Instructions for the task: Nothing in the records may be altered, so transcribe them exactly.

■ ■ ■ ■

# mungerct/Stabilized_Navier_Stokes_Flow_FEniCSx

Hardware: AMD Instinct MI355X
Metric: M-DOF/s (assembly+solve) per Newton iteration (higher is better)
Workload: dtype f64

## Files before the change

### stabilized_navier_stokes_flow_fenicsx_amd/csrc/sns_policy.h

```cpp
#pragma once
#include <algorithm>
#include <cmath>
#include <cstdint>
#include <vector>

#include "sns.h"

namespace sns {
namespace policy {

inline int coarsest_rows(const sns_options& o) { return std::max(o.amg_coarse_size, std::min(o.amg_dense_rows, 4096)); }
inline int small_inverse_rows(const sns_options& o) { return std::max(o.amg_coarse_size, 40); }
enum CoarsestKind { COARSEST_SMALL_INVERSE = 0, COARSEST_BLOCKED_INVERSE = 1, COARSEST_SWEEPS = 2 };
inline CoarsestKind coarsest_kind(const sns_options& o, int64_t rows) {
    if (rows <= small_inverse_rows(o)) return COARSEST_SMALL_INVERSE;
    if (rows <= o.amg_dense_rows) return COARSEST_BLOCKED_INVERSE;
    return COARSEST_SWEEPS;
}
inline bool replicate_from(const sns_options& o, int level, int64_t rows_global, bool fits) {
    return level >= 1 && o.amg_replicate_rows > 0 && rows_global <= (int64_t)o.amg_replicate_rows &&
           rows_global > (int64_t)small_inverse_rows(o) && fits;
}
constexpr int DISTRIBUTED_DENSE_MAX_DOFS = 640;
constexpr int GRAPH_MAX_ROWS = 150000;
// ... 236 lines not shown
enum AssemblyState { STATE_W = 0, STATE_GEXT = 1, STATE_SNAPPED = 2 };
struct AssemblyPlan {
    int error = SNS_OK;
    const char* message = "";
    AssemblyRoute route = ROUTE_STAGED;
    AssemblyState state = STATE_W;
    ElementKernel element = ELEMENT_NONE;
    bool bc_check = false, offdiag = false, diag = false, store_K = false, Fe_out = false, gather_matrix = false,
         gather_residual = false, lift = false, bc_residual = false, matrix = false;
};

inline AssemblyPlan plan_assembly(const AssemblyFacts& f, bool violated = true) {
    AssemblyPlan p;
    auto refuse = [&](const char* why) { p.error = SNS_E_ARG; p.message = why; return p; };
    if (f.form != SNS_FORM_STOKES && f.form != SNS_FORM_NS) return refuse("bad form");
    const bool ns = f.form == SNS_FORM_NS;
    if (ns && !f.has_w) return refuse("NS form needs a state vector");
    p.matrix = f.want_matrix;
    if (f.dim == 2) {
        if (!f.cells) return refuse("empty mesh");
        p.route = ns ? ROUTE_NS_2D : ROUTE_STOKES_2D;
        p.offdiag = f.want_matrix;
        p.diag = f.want_matrix || (!ns && f.has_F);
        if (ns) {
            p.bc_check = f.has_F;
            p.element = f.want_matrix ? ELEMENT_NONE : ELEMENT_RESIDUAL;
            p.Fe_out = p.gather_residual = !f.want_matrix;
            p.lift = f.has_F && violated;
        } else {
            p.state = f.has_w ? STATE_SNAPPED : STATE_GEXT;
            p.bc_residual = f.has_w && f.has_F;
        }
        return p;
    }
    const bool try_fused = f.want_matrix && f.fused && ns && f.cells && !f.variant;
    p.bc_check = ns && f.cells && ((!f.want_matrix && f.has_F) || try_fused);
    const bool fast_residual = p.bc_check && !violated && !f.variant;
    if (try_fused || (!ns && !f.has_w && f.want_matrix && f.fused && f.cells)) {
        p.route = ns ? ROUTE_FUSED_NS : ROUTE_FUSED_STOKES;
        p.state = ns ? STATE_W : STATE_GEXT;
        p.offdiag = p.diag = true;
        p.lift = ns && f.has_F && !fast_residual;
        return p;
    }
    p.element = fast_residual ? ELEMENT_RESIDUAL : f.cells ? ELEMENT_STAGED : ELEMENT_NONE;
    p.store_K = p.element == ELEMENT_STAGED && f.want_matrix;
    p.Fe_out = p.element == ELEMENT_RESIDUAL || (p.element == ELEMENT_STAGED && f.has_F);
    p.gather_matrix = f.want_matrix;
    p.gather_residual = f.has_F;
    return p;
}
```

■ ■ ■ ■

Written response:
# mungerct/Stabilized_Navier_Stokes_Flow_FEniCSx

Hardware: AMD Instinct MI355X
Metric: M-DOF/s (assembly+solve) per Newton iteration (higher is better)
Workload: dtype f64

## Files before the change

### stabilized_navier_stokes_flow_fenicsx_amd/csrc/sns_policy.h

```cpp
#pragma once
#include <algorithm>
#include <cmath>
#include <cstdint>
#include <vector>

#include "sns.h"

namespace sns {
namespace policy {

inline int coarsest_rows(const sns_options& o) { return std::max(o.amg_coarse_size, std::min(o.amg_dense_rows, 4096)); }
inline int small_inverse_rows(const sns_options& o) { return std::max(o.amg_coarse_size, 40); }
enum CoarsestKind { COARSEST_SMALL_INVERSE = 0, COARSEST_BLOCKED_INVERSE = 1, COARSEST_SWEEPS = 2 };
inline CoarsestKind coarsest_kind(const sns_options& o, int64_t rows) {
    if (rows <= small_inverse_rows(o)) return COARSEST_SMALL_INVERSE;
    if (rows <= o.amg_dense_rows) return COARSEST_BLOCKED_INVERSE;
    return COARSEST_SWEEPS;
}
inline bool replicate_from(const sns_options& o, int level, int64_t rows_global, bool fits) {
    return level >= 1 && o.amg_replicate_rows > 0 && rows_global <= (int64_t)o.amg_replicate_rows &&
           rows_global > (int64_t)small_inverse_rows(o) && fits;
}
constexpr int DISTRIBUTED_DENSE_MAX_DOFS = 640;
constexpr int GRAPH_MAX_ROWS = 150000;
// ... 236 lines not shown
enum AssemblyState { STATE_W = 0, STATE_GEXT = 1, STATE_SNAPPED = 2 };
struct AssemblyPlan {
    int error = SNS_OK;
    const char* message = "";
    AssemblyRoute route = ROUTE_STAGED;
    AssemblyState state = STATE_W;
    ElementKernel element = ELEMENT_NONE;
    bool bc_check = false, offdiag = false, diag = false, store_K = false, Fe_out = false, gather_matrix = false,
         gather_residual = false, lift = false, bc_residual = false, matrix = false;
};

inline AssemblyPlan plan_assembly(const AssemblyFacts& f, bool violated = true) {
    AssemblyPlan p;
    auto refuse = [&](const char* why) { p.error = SNS_E_ARG; p.message = why; return p; };
    if (f.form != SNS_FORM_STOKES && f.form != SNS_FORM_NS) return refuse("bad form");
    const bool ns = f.form == SNS_FORM_NS;
    if (ns && !f.has_w) return refuse("NS form needs a state vector");
    p.matrix = f.want_matrix;
    if (f.dim == 2) {
        if (!f.cells) return refuse("empty mesh");
        p.route = ns ? ROUTE_NS_2D : ROUTE_STOKES_2D;
        p.offdiag = f.want_matrix;
        p.diag = f.want_matrix || (!ns && f.has_F);
        if (ns) {
            p.bc_check = f.has_F;
            p.element = f.want_matrix ? ELEMENT_NONE : ELEMENT_RESIDUAL;
            p.Fe_out = p.gather_residual = !f.want_matrix;
            p.lift = f.has_F && violated;
        } else {
            p.state = f.has_w ? STATE_SNAPPED : STATE_GEXT;
            p.bc_residual = f.has_w && f.has_F;
        }
        return p;
    }
    const bool try_fused = f.want_matrix && f.fused && ns && f.cells && !f.variant;
    p.bc_check = ns && f.cells && ((!f.want_matrix && f.has_F) || try_fused);
    const bool fast_residual = p.bc_check && !violated && !f.variant;
    if (try_fused || (!ns && !f.has_w && f.want_matrix && f.fused && f.cells)) {
        p.route = ns ? ROUTE_FUSED_NS : ROUTE_FUSED_STOKES;
        p.state = ns ? STATE_W : STATE_GEXT;
        p.offdiag = p.diag = true;
        p.lift = ns && f.has_F && !fast_residual;
        return p;
    }
    p.element = fast_residual ? ELEMENT_RESIDUAL : f.cells ? ELEMENT_STAGED : ELEMENT_NONE;
    p.store_K = p.element == ELEMENT_STAGED && f.want_matrix;
    p.Fe_out = p.element == ELEMENT_RESIDUAL || (p.element == ELEMENT_STAGED && f.has_F);
    p.gather_matrix = f.want_matrix;
    p.gather_residual = f.has_F;
    return p;
}
```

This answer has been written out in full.